Patience Gentlemen, patience. Downloading video to computers, editing, uploading to social media sites takes time, plus there are other things that many times take precedence when you first get back home. I'm sure we'll see some great stuff all in due time.

There were a few shots put up on Twitter. #summersteamup was used to help in searching. For those who don't do that type of social media, you might want to rethink. FB and Twitter have apps designed for the mobile on the go upload and reporting, while this site is not as easy when on the go without a tablet or laptop, and then not as easy as click and post from a cell phone. Something to think about for the future.

Scott
@SmallScaleSteam - Twitter


----------



## livesteam53 (Jan 4, 2008)




----------



## Charles (Jan 2, 2008)

NSS 2015 (long version) steam up







Photos of the event along with some other sightseeing to be posted later. Among the photo there is a salute to Tom King, his passing will always be remembered with the track work and time he donated to the event. More so, his kindness and the many hours he volunteered at the event helping to make the it successful.
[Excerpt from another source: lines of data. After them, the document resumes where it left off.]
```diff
@@ -207,4 +211,45 @@
   h->dbg_fault = mode;
   return PREGO_OK;
 }
+
+extern "C" int prego_debug_split_lookahead(prego_miniroad* h, int on) {
+  if (!h) return prego_fail_(PREGO_EINVAL, "debug split lookahead: handle is NULL");
+  h->dbg_lookahead = on ? 1 : 0;
+  return PREGO_OK;
+}
+
+extern "C" int prego_debug_split_stats(prego_miniroad* h, unsigned long long* out10) {
+  if (!h || !out10) return prego_fail_(PREGO_EINVAL, "debug split stats: NULL");
+  HIPCHK(hipDeviceSynchronize());
+  HIPCHK(hipMemcpy(out10, h->stamps, 10 * sizeof(unsigned long long), hipMemcpyDeviceToHost));
+  HIPCHK(hipMemset(h->stamps, 0, 10 * sizeof(unsigned long long)));
+  return PREGO_OK;
+}
+
+extern "C" int prego_debug_ff_ticket(int k, int n_units, int nf, int q, int sg, int nt1, int nt2, int lag1, int lag2, int lag3, int ring_units,
+                                     int gi_ring_units, int chunk_unit_shift, int32_t* out16) {
+  if (!out16 || k < 0 || n_units < 1 || nf < 1 || nf > 7 || q < 0 || q >= nf || sg < 1 || nt1 < 1 || nt2 < 1 || chunk_unit_shift < 0)
+    return prego_fail_(PREGO_EINVAL, "debug ff ticket: arguments");
+  const FfGeom g{sg, nt1, nt2, lag1, lag2, lag3};
+  const int n_q = ff_queue_units(n_units, q, nf);
+  const FfJob b = ff_ticket_decode(k, g);
+  for (int e = 0; e < 16; ++e) out16[e] = 0;
+  out16[1] = b.round; out16[2] = b.type; out16[3] = b.i; out16[4] = b.nb;
+  if (b.round >= ff_queue_rounds(n_q, g)) { out16[0] = 2; return PREGO_OK; }
+  if (b.i < 0 || b.i >= n_q) { out16[0] = 1; return PREGO_OK; }
+  const int u = q + b.i * nf;
+  out16[5] = u;
+  int n = 0;
+  for (int e = 0; e < 2; ++e) {
+    FfWait w;
+    if (!ff_job_wait(b.type, u, g, ring_units, gi_ring_units, chunk_unit_shift, e, w)) continue;
+    out16[7 + 3 * n] = w.counter; out16[8 + 3 * n] = w.index; out16[9 + 3 * n] = w.need;
+    ++n;
+  }
+  out16[6] = n;
+  out16[13] = b.type;
+  out16[14] = u;
+  out16[15] = b.type == FF_JOB_L1 ? nt1 : b.type == FF_JOB_WIH ? nt2 : 1;
+  return PREGO_OK;
+}
 #endif
```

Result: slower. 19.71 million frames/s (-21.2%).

For those who appreciate the efforts of NSS coverage... here are some photo links:

Trains, trains and steam trains

Things to do other than trains

When one decided to take a break from trains to visit the sights; most of us go directly to the train museum in old town. Might venture down a few blocks to another "train related" museum: Crocker Art Museum


----------



## livesteam5629 (Jan 2, 2008)

Hi Scott,
We do appreciate your efforts and hard work. How about posting some of the videos from the Tucki-ho event when you have the time
Noel


----------



## livesteam5629 (Jan 2, 2008)

Hey Chuck and Ryan
Great pics and vids. Thanks for posting Looks like you had a great time
Noel


----------



## Charles (Jan 2, 2008)

Noel
Thanks for viewing and the compliment on the coverage of the event. One of the "have to attend" meets for those who have not done so. There is some much to do along with the steamup time: museums, SF wharf, train rides, NAPA valley tours and train ride, Reno area, all within a day drive to and from along with excellent accommodations at the Lion Gate Hotel. Despite the drought the weather was good. Then there is the authentic fish and chip shop, "Touch of Britain" just down a block from the steamup-excellent! Finally, a great organization that keeps the show on the "right track" to which we are grateful.


----------